Check out the details here:

http://www.siriusbackstage.com/forum/viewtopic.php?t=10531

Jeff


----------



## Richard King (Mar 25, 2002)

Yo, Mark... I forgot, I have a $75 rebate certificate sitting around here somewhere. Can you use a rebate with the deal? If so, would you be interested?


----------



## Mark Lamutt (Mar 24, 2002)

I have no idea, Richard...that would be pretty sweet, though! Does the cert say anything about not being valid with any other deals?


----------



## Scott Greczkowski (Mar 21, 2002)

Nope no certificates. 

The people who got in on the deal are having the deal sweetened tommorow. 

I have setup a private forum on SatelliteGuys for those who were lucky enough to get in on the deal, and will be posting the information there.


----------



## Richard King (Mar 25, 2002)

Oops. It was a shareholder certificate that allowed $75 off the purchase of a system with submission of a receipt.. BUT, it appears that it got tossed yesterday. Boo Hiss.


----------



## Scott Greczkowski (Mar 21, 2002)

Well Mark, now that you have the radio in your hands, what do you think? 
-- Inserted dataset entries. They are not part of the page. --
#ifdef PPO_TUNE_GEMM_STAMPS
__device__ unsigned long long ppo_gemm_stamps[1024 * 8];
#define PPO_GSTAMP(slot)                                                                          \
    do {                                                                                          \
        unsigned long long t_;                                                                    \
        __builtin_amdgcn_sched_barrier(0);                                                        \
        asm volatile("s_memtime %0\n\ts_waitcnt lgkmcnt(0)" : "=s"(t_)::"memory");               \
        __builtin_amdgcn_sched_barrier(0);                                                        \
        if (threadIdx.x == 0 && blockIdx.x < 1024) ppo_gemm_stamps[blockIdx.x * 8 + (slot)] = t_; \
    } while (0)
#else
#define PPO_GSTAMP(slot)
#endif
static_assert(DEPTH % 2 == 0, "the LDS buffer of a slab is its slot's parity");

template <bool a_kfast, bool b_kfast, bool vec>
__global__ __launch_bounds__(kGemmThreads) void gemm_f32_kernel(GemmArgs p, int gm, int gn)
{
    __shared__ __align__(16) float s_a[2][TILE_WORDS];
    __shared__ __align__(16) float s_b[2][TILE_WORDS];
    const TileId t = tile_of(blockIdx.x, gm, gn, p.split);
    if (!t.live) return;
    const int tid = threadIdx.x;
    const int lane = tid & 63;
    const int wave = tid >> 6;
    const int l15 = lane & 15;
    const int g = lane >> 4;
    const int wm = (wave / (BN / kWaveN)) * 32;
    const int wn = (wave % (BN / kWaveN)) * kWaveN;
    const int m0 = t.tm * BM;
    const int n0 = t.tn * BN;
    const int kbeg = t.z * p.k_per_slice;
    const int kend = min(p.K, kbeg + p.k_per_slice);

    f32x4 acc[2][kNJ];
#pragma unroll
    for (int i = 0; i < 2; ++i)
#pragma unroll
        for (int j = 0; j < kNJ; ++j) acc[i][j] = f32x4{0.f, 0.f, 0.f, 0.f};

    const int nslabs = kbeg < kend ? (kend - kbeg + BK - 1) / BK : 0;
    const int ngroups = (nslabs + DEPTH - 1) / DEPTH;
    const __amdgpu_buffer_rsrc_t bufA = operand_rsrc(p.A), bufB = operand_rsrc(p.B);
    Slab ra[DEPTH], rb[DEPTH];

    auto fetch = [&](int d, int slab) {
        slab_load<a_kfast, vec>(ra[d], bufA, (int)p.a_sm, (int)p.a_sk, m0, p.M, kbeg + slab * BK, kend, tid);
        slab_load<b_kfast, vec>(rb[d], bufB, (int)p.b_sn, (int)p.b_sk, n0, p.N, kbeg + slab * BK, kend, tid);
    };
    auto stage = [&](int d) {
        slab_store(ra[d], s_a[d & 1], a_kfast, p.relu_a, tid);
        slab_store(rb[d], s_b[d & 1], b_kfast, p.relu_b, tid);
        __syncthreads();
    };
    auto multiply = [&](int d) {
        const float *sa = s_a[d & 1], *sb = s_b[d & 1];
        float a[BK / 4][2], b[BK / 4][kNJ];
#pragma unroll
        for (int ks = 0; ks < BK / 4; ++ks) {
#pragma unroll
            for (int i = 0; i < 2; ++i)
                a[ks][i] = a_kfast ? sa[(wm + i * 16 + l15) * PITCH_K + ks * 4 + g]
                                   : sa[(ks * 4 + g) * PITCH_M + wm + i * 16 + l15];
#pragma unroll
            for (int j = 0; j < kNJ; ++j)
                b[ks][j] = b_kfast ? sb[(wn + j * 16 + l15) * PITCH_K + ks * 4 + g]
                                   : sb[(ks * 4 + g) * PITCH_M + wn + j * 16 + l15];
        }
        __builtin_amdgcn_sched_barrier(0);
#pragma unroll
        for (int ks = 0; ks < BK / 4; ++ks)
#pragma unroll
            for (int i = 0; i < 2; ++i)
#pragma unroll
// ... 40 lines not shown
            for (int q = 0; q < kPasses; ++q) {
                const int m = m0 + row0 + kRowsPerPass * q;
                const int off = (m < p.M && col_in) ? (m * (int)p.ldc + n0 + col) * 4 : kOutside;
                gate[q] = buffer_f32x4(bufM, off);
            }
        }
        if (finish && p.bias && col_in) bias4 = *reinterpret_cast<const float4 *>(p.bias + n0 + col);
        __syncthreads();
#pragma unroll
        for (int i = 0; i < 2; ++i)
#pragma unroll
            for (int j = 0; j < kNJ; ++j)
#pragma unroll
                for (int r = 0; r < 4; ++r)
                    sc[(wm + i * 16 + g * 4 + r) * PITCH_C + wn + j * 16 + l15] = acc[i][j][r];
        __syncthreads();
#pragma unroll
        for (int q = 0; q < kPasses; ++q) {
            const int row = row0 + kRowsPerPass * q, m = m0 + row;
            float4 v = *reinterpret_cast<const float4 *>(sc + row * PITCH_C + col);
            if (finish) {
                v.x += bias4.x, v.y += bias4.y, v.z += bias4.z, v.w += bias4.w;
                if (p.mask) {
                    v.x = gate[q].x > 0.f ? v.x : 0.f;
                    v.y = gate[q].y > 0.f ? v.y : 0.f;
                    v.z = gate[q].z > 0.f ? v.z : 0.f;
                    v.w = gate[q].w > 0.f ? v.w : 0.f;
                }
            }
            if (m < p.M && col_in) *reinterpret_cast<float4 *>(C + m * ldc + n0 + col) = v;
        }
    } else {
#pragma unroll
        for (int i = 0; i < 2; ++i)
#pragma unroll
            for (int j = 0; j < kNJ; ++j)
#pragma unroll
                for (int r = 0; r < 4; ++r) {
                    const int m = m0 + wm + i * 16 + g * 4 + r;
                    const int n = n0 + wn + j * 16 + l15;
                    if (m < p.M && n < p.N) {
                        float v = acc[i][j][r];
                        if (finish) {
                            if (p.bias) v += p.bias[n];
                            if (p.mask) v = p.mask[m * p.ldc + n] > 0.f ? v : 0.f;
                        }
                        C[m * ldc + n] = v;
                    }
                }
    }
    PPO_GSTAMP(4);
}

__global__ __launch_bounds__(256) void gemm_finalize_kernel(const float *__restrict__ partial, int split, int M, int N,
                                                            const float *__restrict__ bias,
                                                            const float *__restrict__ mask, float *__restrict__ C,
                                                            int64_t ldc)
{
    const int idx = blockIdx.x * blockDim.x + threadIdx.x;
    if (idx >= M * N) return;
    const int m = idx / N, n = idx % N;
    float v = 0.f;
    const size_t stride = (size_t)M * N;
    int s = 0;
    for (; s + 8 <= split; s += 8) {
        float t[8];
#pragma unroll
        for (int u = 0; u < 8; ++u) t[u] = partial[(size_t)(s + u) * stride + idx];
#pragma unroll
        for (int u = 0; u < 8; ++u) v += t[u];
    }
    for (; s < split; ++s) v += partial[(size_t)s * stride + idx];
    if (bias) v += bias[n];
    if (mask) v = mask[m * ldc + n] > 0.f ? v : 0.f;
    C[m * ldc + n] = v;
}

constexpr int kRowsMaxN = 32, kRowsMaxKPerLane = 8;

template <int NB, int KPL>
__global__ __launch_bounds__(256) void gemm_rows_kernel(GemmArgs p)
{
    const int lane = threadIdx.x & 63;
    const int m = blockIdx.x * 4 + __builtin_amdgcn_readfirstlane(threadIdx.x >> 6);
    if (m >= p.M) return;
    const __amdgpu_buffer_rsrc_t bufA = operand_rsrc(p.A), bufB = operand_rsrc(p.B);
    bool kin[KPL];
#pragma unroll
    for (int i = 0; i < KPL; ++i) kin[i] = lane + 64 * i < p.K;
    float av[KPL];
#pragma unroll
    for (int i = 0; i < KPL; ++i) {
        const int off = kin[i] ? (m * (int)p.a_sm + lane + 64 * i) * 4 : kOutside;
        av[i] = buffer_f32(bufA, off);
    }
    for (int n0 = 0; n0 < p.N; n0 += NB) {
        float bv[NB][KPL];
#pragma unroll
        for (int j = 0; j < NB; ++j) {
            const int row = min(n0 + j, p.N - 1) * (int)p.b_sn;
#pragma unroll
            for (int i = 0; i < KPL; ++i) {
                const int off = kin[i] ? (row + lane + 64 * i) * 4 : kOutside;
                bv[j][i] = buffer_f32(bufB, off);
            }
        }
// ... 25 lines not shown
}

__global__ __launch_bounds__(256) void gemm_small_kernel(GemmArgs p)
{
    __shared__ float s[256];
    const int o = blockIdx.x * 16 + (threadIdx.x & 15);
    const int part = threadIdx.x >> 4;
    const bool live = o < p.M * p.N;
    const int m = live ? o / p.N : 0, n = live ? o - m * p.N : 0;
    const float *a = p.A + m * p.a_sm;
    const float *b = p.B + n * p.b_sn;
    const int per = (p.K + 15) / 16;
    const int k0 = part * per, k1 = min(p.K, k0 + per);
    float acc = 0.f;
    if (live) {
        int k = k0;
        for (; k + 8 <= k1; k += 8) {
            float av[8], bv[8];
#pragma unroll
            for (int u = 0; u < 8; ++u) {
                av[u] = a[(k + u) * p.a_sk];
                bv[u] = b[(k + u) * p.b_sk];
            }
#pragma unroll
            for (int u = 0; u < 8; ++u) {
                if (p.relu_a) av[u] = fmaxf(av[u], 0.f);
                if (p.relu_b) bv[u] = fmaxf(bv[u], 0.f);
                acc = fmaf(av[u], bv[u], acc);
            }
        }
        for (; k < k1; ++k) {
            float a0 = a[k * p.a_sk], b0 = b[k * p.b_sk];
            if (p.relu_a) a0 = fmaxf(a0, 0.f);
            if (p.relu_b) b0 = fmaxf(b0, 0.f);
            acc = fmaf(a0, b0, acc);
        }
    }
    s[threadIdx.x] = acc;
    __syncthreads();
    if (part == 0 && live) {
        float v = 0.f;
#pragma unroll
        for (int q = 0; q < 16; ++q) v += s[q * 16 + threadIdx.x];
        if (p.bias) v += p.bias[n];
        if (p.mask) v = p.mask[m * p.ldc + n] > 0.f ? v : 0.f;
        p.C[m * p.ldc + n] = v;
    }
}

__global__ __launch_bounds__(256) void colsum_kernel(const float *__restrict__ X, int M, int N, int64_t ldx,
                                                     float *__restrict__ out, int accumulate)
{
    __shared__ float s[256];
    const int n = blockIdx.x * 16 + (threadIdx.x & 15);
    const int part = threadIdx.x >> 4;
    float v = 0.f;
    if (n < N) {
        for (int m = part; m < M; m += 16 * 8) {
            float t[8];
#pragma unroll
            for (int u = 0; u < 8; ++u) {
                const int mm = m + 16 * u;
                t[u] = mm < M ? X[mm * ldx + n] : 0.f;
            }
#pragma unroll
            for (int u = 0; u < 8; ++u) v += t[u];
        }
    }
    s[threadIdx.x] = v;
    __syncthreads();
    if (part == 0 && n < N) {
        float t = 0.f;
#pragma unroll
        for (int q = 0; q < 16; ++q) t += s[q * 16 + threadIdx.x];
        out[n] = accumulate ? out[n] + t : t;
    }
}

struct ActTail {
    float temperature;
    uint64_t seed, offset;
    ActOut out;
    int loss;
    PpoLossP lp;
    float *dheads;
    const int32_t *index;
};

template <int KPL, int NA, int NHT>
__global__ __launch_bounds__(256) void finalize_heads_kernel(const float *__restrict__ partial, int split, int M, int H,
                                                            const float *__restrict__ bias, float *__restrict__ h,
                                                            const float *__restrict__ Wh, const float *__restrict__ bh, int NH,
                                                            int relu_h, float *__restrict__ heads, ActTail act)
{
    const int lane = threadIdx.x & 63;
    const int m = blockIdx.x * 4 + __builtin_amdgcn_readfirstlane(threadIdx.x >> 6);
    if (m >= M) return;
    const __amdgpu_buffer_rsrc_t pb = buffer_of(partial), wb = buffer_of(Wh), bb = buffer_of(bias, bias != nullptr);
    const int stride = M * H;
    int off[KPL];
#pragma unroll
    for (int i = 0; i < KPL; ++i) off[i] = lane + 64 * i < H ? m * H + lane + 64 * i : -1;
    float bv[NHT][KPL];
#pragma unroll
    for (int j = 0; j < NHT; ++j) {
        const int row = min(j, NH - 1) * H;
#pragma unroll
        for (int i = 0; i < KPL; ++i) bv[j][i] = buffer_f32(wb, off[i] < 0 ? kOutside : (row + lane + 64 * i) * 4);
    }
    float hv[KPL];
#pragma unroll
    for (int i = 0; i < KPL; ++i) hv[i] = 0.f;
    float bsv[KPL];
#pragma unroll
    for (int i = 0; i < KPL; ++i) bsv[i] = buffer_f32(bb, off[i] < 0 ? kOutside : (lane + 64 * i) * 4);
    int s = 0;
    for (; s + 16 <= split; s += 16) {
        float t[KPL][16];
#pragma unroll
        for (int i = 0; i < KPL; ++i)
#pragma unroll
            for (int u = 0; u < 16; ++u) t[i][u] = buffer_f32(pb, off[i] < 0 ? kOutside : ((s + u) * stride + off[i]) * 4);
#pragma unroll
        for (int i = 0; i < KPL; ++i)
#pragma unroll
            for (int u = 0; u < 16; ++u) hv[i] += t[i][u];
    }
    for (; s + 8 <= split; s += 8) {
        float t[KPL][8];
// ... 124 lines not shown
    }
#pragma unroll
    for (int j = 0; j < 16; ++j) s_red[j][tid] = dW[j];
    s_red[16][tid] = dbn;
    s_red[17][tid] = dbj;
    __syncthreads();
    if (part == 0) {
        float tot[18];
#pragma unroll
        for (int v = 0; v < 18; ++v) {
            float t = 0.f;
#pragma unroll
            for (int q = 0; q < 16; ++q) t += s_red[v][q * 16 + kk];
            tot[v] = t;
        }
        if (col) {
#pragma unroll
            for (int j = 0; j < 16; ++j)
                if (j < a.NH) a.dWh[j * a.H + k] = tot[j];
            if (a.db_next) a.db_next[k] = tot[16];
        }
        if ((int)blockIdx.x == a.xb && a.dbh && kk < a.NH) a.dbh[kk] = tot[17];
    }
}

inline bool vec_ok(const float *P, int64_t s_tile, int64_t s_k, int tile_extent, int k_extent)
{
    const int64_t other = s_k == 1 ? s_tile : s_k;
    const int extent = s_k == 1 ? k_extent : tile_extent;
    return (s_k == 1 || s_tile == 1) && other % 4 == 0 && extent % 4 == 0 && aligned(P, 16);
}

}
}

extern "C" size_t ppo_gemm_workspace_bytes(int M, int N, int K)
{
    (void)K;
    return (size_t)32 * M * N * sizeof(float);
}

namespace ppo {
namespace {
struct HeadsTail {
    const float *Wh, *bh;
    float *heads;
    int NH, relu_h;
    bool fused;
    const ActTail *act = nullptr;
    int act_n = 0;
    bool act_fused = false;
};

int gemm_dispatch(const float *A, int64_t a_sm, int64_t a_sk, int relu_a, const float *B, int64_t b_sk, int64_t b_sn,
                  int relu_b, const float *bias, const float *mask, float *C, int64_t ldc, int M, int N, int K,
                  void *workspace, size_t workspace_bytes, void *stream, HeadsTail *tail)
{
    if (M < 0 || N < 0 || K < 0) return fail(PPO_E_INVALID, "ppo_gemm_f32: negative dimension");
    if (M == 0 || N == 0) return PPO_OK;
    if (!A || !B || !C) return fail(PPO_E_INVALID, "ppo_gemm_f32: null pointer");
    if (ldc < N) return fail(PPO_E_INVALID, "ppo_gemm_f32: ldc < N");
    const int64_t a_last = (int64_t)(M - 1) * a_sm + (int64_t)(K - 1) * a_sk, b_last = (int64_t)(N - 1) * b_sn + (int64_t)(K - 1) * b_sk;
    if (K > 0 && (a_last * 4 + 16 > (int64_t)kBufferBytes || b_last * 4 + 16 > (int64_t)kBufferBytes || a_sm < 0 || a_sk < 0 ||
                  b_sn < 0 || b_sk < 0))
        return fail(PPO_E_INVALID, "ppo_gemm_f32: operand spans 2 GiB or more (or a negative stride); split the batch");
    hipStream_t st = as_stream(stream);
    if ((N <= 16 || K <= 16 || (M <= 16 && a_sm == 1)) && (int64_t)M * N <= (1 << 22)) {
        GemmArgs q{A, B, C, bias, mask, M, N, K, a_sm, a_sk, b_sk, b_sn, ldc, relu_a, relu_b, K, 1, 0, 0, 0};
        if (N <= kRowsMaxN && a_sk == 1 && b_sk == 1 && K <= 64 * kRowsMaxKPerLane) {
            if (K <= 256 && N <= 16)
                hipLaunchKernelGGL((gemm_rows_kernel<16, 4>), dim3((M + 3) / 4), dim3(256), 0, st, q);
            else if (K <= 256)
                hipLaunchKernelGGL((gemm_rows_kernel<8, 4>), dim3((M + 3) / 4), dim3(256), 0, st, q);
            else
                hipLaunchKernelGGL((gemm_rows_kernel<4, kRowsMaxKPerLane>), dim3((M + 3) / 4), dim3(256), 0, st, q);
            return check_launch("gemm_rows_kernel");
        }
        hipLaunchKernelGGL(gemm_small_kernel, dim3((M * N + 15) / 16), dim3(256), 0, st, q);
        return check_launch("gemm_small_kernel");
    }
    const int gm = (M + BM - 1) / BM, gn = (N + BN - 1) / BN;
    constexpr int kSliceK = 256;
    int split = 1;
    const bool few = gn * 4 <= 32;
    if (few && K >= 2 * kSliceK) split = std::min(32, (K + kSliceK - 1) / kSliceK);
    if (split > 1 && (!workspace || workspace_bytes < (size_t)split * M * N * sizeof(float))) split = 1;
    int kps = (K + split - 1) / split;
    kps = (kps + BK - 1) / BK * BK;
    if (split > 1) split = (K + kps - 1) / kps;
    GemmArgs p{A, B, split > 1 ? static_cast<float *>(workspace) : C, bias, mask, M, N, K, a_sm, a_sk, b_sk, b_sn,
               ldc, relu_a, relu_b, kps, split, vec_ok(A, a_sm, a_sk, M, K) ? 1 : 0, vec_ok(B, b_sn, b_sk, N, K) ? 1 : 0, 0};
    p.vec_c = N % 4 == 0 && ldc % 4 == 0 && aligned(C, 16) && aligned(p.C, 16) && (!bias || aligned(bias, 16)) &&
              (!mask || (aligned(mask, 16) && (int64_t)M * ldc * 4 < (int64_t)kBufferBytes));
    const dim3 grid(tile_grid(gm, gn, split));
    const bool vec = p.vec_a && p.vec_b;
    const int variant = (a_sk == 1 ? 4 : 0) | (b_sk == 1 ? 2 : 0) | (vec ? 1 : 0);
#define PPO_GEMM_CASE(v, ak, bk, vc)                                                                  \
    case v:                                                                                           \
        hipLaunchKernelGGL((gemm_f32_kernel<ak, bk, vc>), grid, dim3(kGemmThreads), 0, st, p, gm, gn); \
        break;
    switch (variant) {
        PPO_GEMM_CASE(0, false, false, false)
        PPO_GEMM_CASE(1, false, false, true)
        PPO_GEMM_CASE(2, false, true, false)
        PPO_GEMM_CASE(3, false, true, true)
        PPO_GEMM_CASE(4, true, false, false)
        PPO_GEMM_CASE(5, true, false, true)
        PPO_GEMM_CASE(6, true, true, false)
        PPO_GEMM_CASE(7, true, true, true)
    }
#undef PPO_GEMM_CASE
    int rc = check_launch("gemm_f32_kernel");
    if (rc) return rc;
    if (split > 1) {
        if (tail && !mask && ldc == N && N <= 256 && tail->NH <= 32 && (int64_t)split * M * N * 4 < (int64_t)kBufferBytes) {
#define PPO_FINALIZE(NA, NHT, ACT)                                                                                     \
    hipLaunchKernelGGL((finalize_heads_kernel<4, NA, NHT>), dim3((M + 3) / 4), dim3(256), 0, st,                       \
                       static_cast<const float *>(workspace), split, M, N, bias, C, tail->Wh, tail->bh, tail->NH,      \
                       tail->relu_h, tail->heads, ACT)
            tail->act_fused = tail->act != nullptr;
            const bool wide = tail->NH > 16;
#define PPO_FIN2(NA, ACT)                       \
    do {                                        \
        if (wide) PPO_FINALIZE(NA, 32, ACT);    \
        else PPO_FINALIZE(NA, 16, ACT);         \
    } while (0)
            switch (tail->act ? tail->act_n : 0) {
                case 4: PPO_FIN2(4, *tail->act); break;
                case 6: PPO_FIN2(6, *tail->act); break;
                case 15: PPO_FIN2(15, *tail->act); break;
                case 18: PPO_FIN2(18, *tail->act); break;
                default: PPO_FIN2(0, ActTail{}); tail->act_fused = false;
            }
#undef PPO_FIN2
#undef PPO_FINALIZE
            tail->fused = true;
            return check_launch("finalize_heads_kernel");
        }
        hipLaunchKernelGGL(gemm_finalize_kernel, dim3((M * N + 255) / 256), dim3(256), 0, st,
                           static_cast<const float *>(workspace), split, M, N, bias, mask, C, ldc);
        rc = check_launch("gemm_finalize_kernel");
    }
    return rc;
}
}
}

I went over my fathers today and gave him the one I got for him and he turned it on an found a show called BEER TALK, he was in heaven.


----------



## Mark Lamutt (Mar 24, 2002)

Well, I already love Sirius from listening on Dish. I've been able to play with the JVC unit for all of about 10 minutes now in the last couple of days, so I don't really have an opinion about it yet. I'll definitely have a better handle on this thing in the next week or so.


----------



## dfergie (Feb 28, 2003)

Got mine in Tuesday, really liking it so far... where I'm at there is no radio  (there is but it is terrible)


----------



## Mark Lamutt (Mar 24, 2002)

Here are my quickie install pictures, until I get a Panavise mount, or something else like it. I'm currently not happy with the FM transmission sound quality, but using a cassette adaptor does result in good sound. The suction cup mount just feel very flimsy to me - I would hate to see the unit fall off the windshield and break the antenna wire.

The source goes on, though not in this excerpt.